> INPUT DATA:
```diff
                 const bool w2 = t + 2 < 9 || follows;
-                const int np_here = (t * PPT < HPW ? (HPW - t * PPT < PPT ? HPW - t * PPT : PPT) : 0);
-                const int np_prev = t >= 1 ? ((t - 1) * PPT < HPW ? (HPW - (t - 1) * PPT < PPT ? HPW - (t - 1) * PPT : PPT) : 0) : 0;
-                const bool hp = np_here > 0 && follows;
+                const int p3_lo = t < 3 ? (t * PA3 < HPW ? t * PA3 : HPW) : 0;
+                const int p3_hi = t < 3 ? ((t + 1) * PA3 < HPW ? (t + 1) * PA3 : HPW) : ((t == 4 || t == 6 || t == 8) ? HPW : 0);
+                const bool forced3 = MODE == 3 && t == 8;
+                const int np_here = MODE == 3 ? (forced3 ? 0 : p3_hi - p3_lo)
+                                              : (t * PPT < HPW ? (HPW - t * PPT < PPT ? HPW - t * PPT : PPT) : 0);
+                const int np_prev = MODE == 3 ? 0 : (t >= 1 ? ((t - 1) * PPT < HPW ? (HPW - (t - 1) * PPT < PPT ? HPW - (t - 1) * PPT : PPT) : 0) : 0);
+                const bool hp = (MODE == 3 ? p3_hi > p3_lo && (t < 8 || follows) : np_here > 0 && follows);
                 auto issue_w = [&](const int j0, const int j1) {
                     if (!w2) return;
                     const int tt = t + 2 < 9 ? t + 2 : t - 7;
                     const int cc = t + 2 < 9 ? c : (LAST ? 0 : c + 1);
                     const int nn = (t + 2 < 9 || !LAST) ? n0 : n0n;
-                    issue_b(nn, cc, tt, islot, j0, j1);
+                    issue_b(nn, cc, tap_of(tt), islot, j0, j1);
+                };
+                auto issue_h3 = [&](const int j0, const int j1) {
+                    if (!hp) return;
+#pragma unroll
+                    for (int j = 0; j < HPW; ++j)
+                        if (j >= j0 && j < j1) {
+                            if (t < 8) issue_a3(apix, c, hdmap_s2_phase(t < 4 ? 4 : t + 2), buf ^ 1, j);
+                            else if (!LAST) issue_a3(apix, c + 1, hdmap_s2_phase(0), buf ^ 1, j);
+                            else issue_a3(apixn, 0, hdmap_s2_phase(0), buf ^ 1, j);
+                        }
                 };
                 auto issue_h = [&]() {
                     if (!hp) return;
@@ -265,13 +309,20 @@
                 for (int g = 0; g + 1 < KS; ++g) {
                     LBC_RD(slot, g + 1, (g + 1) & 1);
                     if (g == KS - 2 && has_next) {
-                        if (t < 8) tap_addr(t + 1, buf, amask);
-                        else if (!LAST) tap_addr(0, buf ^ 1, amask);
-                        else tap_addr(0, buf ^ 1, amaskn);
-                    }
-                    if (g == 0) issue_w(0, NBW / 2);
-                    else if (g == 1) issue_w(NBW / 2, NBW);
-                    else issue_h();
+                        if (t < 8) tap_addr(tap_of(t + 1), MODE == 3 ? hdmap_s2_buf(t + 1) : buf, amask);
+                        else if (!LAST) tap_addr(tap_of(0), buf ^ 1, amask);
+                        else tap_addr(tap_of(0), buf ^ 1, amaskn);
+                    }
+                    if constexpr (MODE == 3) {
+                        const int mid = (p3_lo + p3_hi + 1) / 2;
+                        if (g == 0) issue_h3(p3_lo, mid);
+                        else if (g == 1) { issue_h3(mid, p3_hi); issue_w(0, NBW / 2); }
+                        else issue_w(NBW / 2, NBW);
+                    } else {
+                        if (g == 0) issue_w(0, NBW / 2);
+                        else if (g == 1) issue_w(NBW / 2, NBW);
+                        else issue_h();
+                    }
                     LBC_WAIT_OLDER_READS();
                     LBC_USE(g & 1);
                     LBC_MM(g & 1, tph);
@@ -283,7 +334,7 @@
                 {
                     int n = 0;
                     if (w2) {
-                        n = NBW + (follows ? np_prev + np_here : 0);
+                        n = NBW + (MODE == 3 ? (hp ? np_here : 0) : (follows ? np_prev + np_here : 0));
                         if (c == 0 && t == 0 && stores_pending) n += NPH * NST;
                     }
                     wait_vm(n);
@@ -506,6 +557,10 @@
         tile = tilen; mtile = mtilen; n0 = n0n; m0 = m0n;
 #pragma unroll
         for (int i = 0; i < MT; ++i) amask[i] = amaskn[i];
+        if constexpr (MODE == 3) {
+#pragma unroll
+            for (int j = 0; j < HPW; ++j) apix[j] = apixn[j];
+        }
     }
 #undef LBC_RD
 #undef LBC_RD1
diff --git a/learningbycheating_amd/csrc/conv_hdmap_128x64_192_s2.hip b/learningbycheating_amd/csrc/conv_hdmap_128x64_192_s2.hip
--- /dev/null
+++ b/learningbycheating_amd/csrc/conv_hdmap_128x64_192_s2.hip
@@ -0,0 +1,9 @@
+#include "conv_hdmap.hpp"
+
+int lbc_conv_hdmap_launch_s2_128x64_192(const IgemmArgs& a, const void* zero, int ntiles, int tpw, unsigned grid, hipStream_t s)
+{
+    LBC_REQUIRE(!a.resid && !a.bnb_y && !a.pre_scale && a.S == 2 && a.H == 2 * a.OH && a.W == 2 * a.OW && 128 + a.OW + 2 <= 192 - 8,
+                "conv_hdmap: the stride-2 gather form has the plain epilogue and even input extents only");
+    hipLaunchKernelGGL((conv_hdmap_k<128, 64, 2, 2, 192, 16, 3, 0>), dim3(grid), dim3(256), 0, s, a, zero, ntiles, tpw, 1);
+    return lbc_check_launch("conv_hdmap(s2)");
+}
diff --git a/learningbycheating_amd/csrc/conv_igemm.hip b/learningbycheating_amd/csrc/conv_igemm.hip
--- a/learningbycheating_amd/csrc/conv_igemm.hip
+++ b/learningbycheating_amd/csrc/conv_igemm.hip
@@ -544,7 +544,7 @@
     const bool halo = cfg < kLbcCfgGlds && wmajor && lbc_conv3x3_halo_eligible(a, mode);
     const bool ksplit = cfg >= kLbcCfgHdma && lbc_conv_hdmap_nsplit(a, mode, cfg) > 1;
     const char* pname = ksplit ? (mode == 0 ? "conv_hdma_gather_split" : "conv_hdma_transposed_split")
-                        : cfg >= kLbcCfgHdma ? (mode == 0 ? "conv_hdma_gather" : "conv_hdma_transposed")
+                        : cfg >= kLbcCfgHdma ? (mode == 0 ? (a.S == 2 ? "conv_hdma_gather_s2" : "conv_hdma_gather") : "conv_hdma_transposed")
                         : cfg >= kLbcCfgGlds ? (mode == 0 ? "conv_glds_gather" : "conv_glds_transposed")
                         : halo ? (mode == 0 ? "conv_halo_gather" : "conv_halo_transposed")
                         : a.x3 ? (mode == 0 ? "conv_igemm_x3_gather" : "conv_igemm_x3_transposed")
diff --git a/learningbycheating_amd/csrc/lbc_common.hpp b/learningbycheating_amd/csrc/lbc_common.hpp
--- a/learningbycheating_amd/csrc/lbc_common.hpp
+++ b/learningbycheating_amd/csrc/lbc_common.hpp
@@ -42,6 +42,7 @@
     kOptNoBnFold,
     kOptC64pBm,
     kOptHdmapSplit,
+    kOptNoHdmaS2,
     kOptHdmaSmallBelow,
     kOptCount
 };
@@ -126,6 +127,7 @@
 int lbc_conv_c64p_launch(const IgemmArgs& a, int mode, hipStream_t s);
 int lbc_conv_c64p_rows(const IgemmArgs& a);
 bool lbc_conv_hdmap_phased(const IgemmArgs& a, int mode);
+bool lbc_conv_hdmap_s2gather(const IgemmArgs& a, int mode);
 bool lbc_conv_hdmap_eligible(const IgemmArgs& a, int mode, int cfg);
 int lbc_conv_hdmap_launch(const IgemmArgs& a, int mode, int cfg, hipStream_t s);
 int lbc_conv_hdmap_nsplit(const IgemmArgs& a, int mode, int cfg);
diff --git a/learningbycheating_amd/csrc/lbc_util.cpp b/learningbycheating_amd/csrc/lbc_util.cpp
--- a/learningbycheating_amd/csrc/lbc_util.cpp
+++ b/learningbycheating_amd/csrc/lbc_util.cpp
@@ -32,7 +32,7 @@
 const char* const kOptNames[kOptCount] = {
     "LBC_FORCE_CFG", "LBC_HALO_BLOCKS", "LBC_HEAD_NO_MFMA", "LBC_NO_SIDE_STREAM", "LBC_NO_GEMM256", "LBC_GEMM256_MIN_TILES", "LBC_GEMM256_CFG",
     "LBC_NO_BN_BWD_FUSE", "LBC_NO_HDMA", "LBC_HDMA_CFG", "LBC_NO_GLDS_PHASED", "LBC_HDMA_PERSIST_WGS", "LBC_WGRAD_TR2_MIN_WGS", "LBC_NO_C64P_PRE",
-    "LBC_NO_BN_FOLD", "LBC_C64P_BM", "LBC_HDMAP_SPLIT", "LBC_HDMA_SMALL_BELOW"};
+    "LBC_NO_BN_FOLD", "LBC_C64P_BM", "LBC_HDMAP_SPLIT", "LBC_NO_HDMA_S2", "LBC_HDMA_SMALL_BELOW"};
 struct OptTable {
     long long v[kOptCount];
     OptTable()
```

> REQUIRED WORK:
Copy each line of the records that has "IgemmArgs" in it.

> FINISHED EXERCISE:
+int lbc_conv_hdmap_launch_s2_128x64_192(const IgemmArgs& a, const void* zero, int ntiles, int tpw, unsigned grid, hipStream_t s)
 int lbc_conv_c64p_launch(const IgemmArgs& a, int mode, hipStream_t s);
 int lbc_conv_c64p_rows(const IgemmArgs& a);
 bool lbc_conv_hdmap_phased(const IgemmArgs& a, int mode);
+bool lbc_conv_hdmap_s2gather(const IgemmArgs& a, int mode);
 bool lbc_conv_hdmap_eligible(const IgemmArgs& a, int mode, int cfg);
 int lbc_conv_hdmap_launch(const IgemmArgs& a, int mode, int cfg, hipStream_t s);
 int lbc_conv_hdmap_nsplit(const IgemmArgs& a, int mode, int cfg);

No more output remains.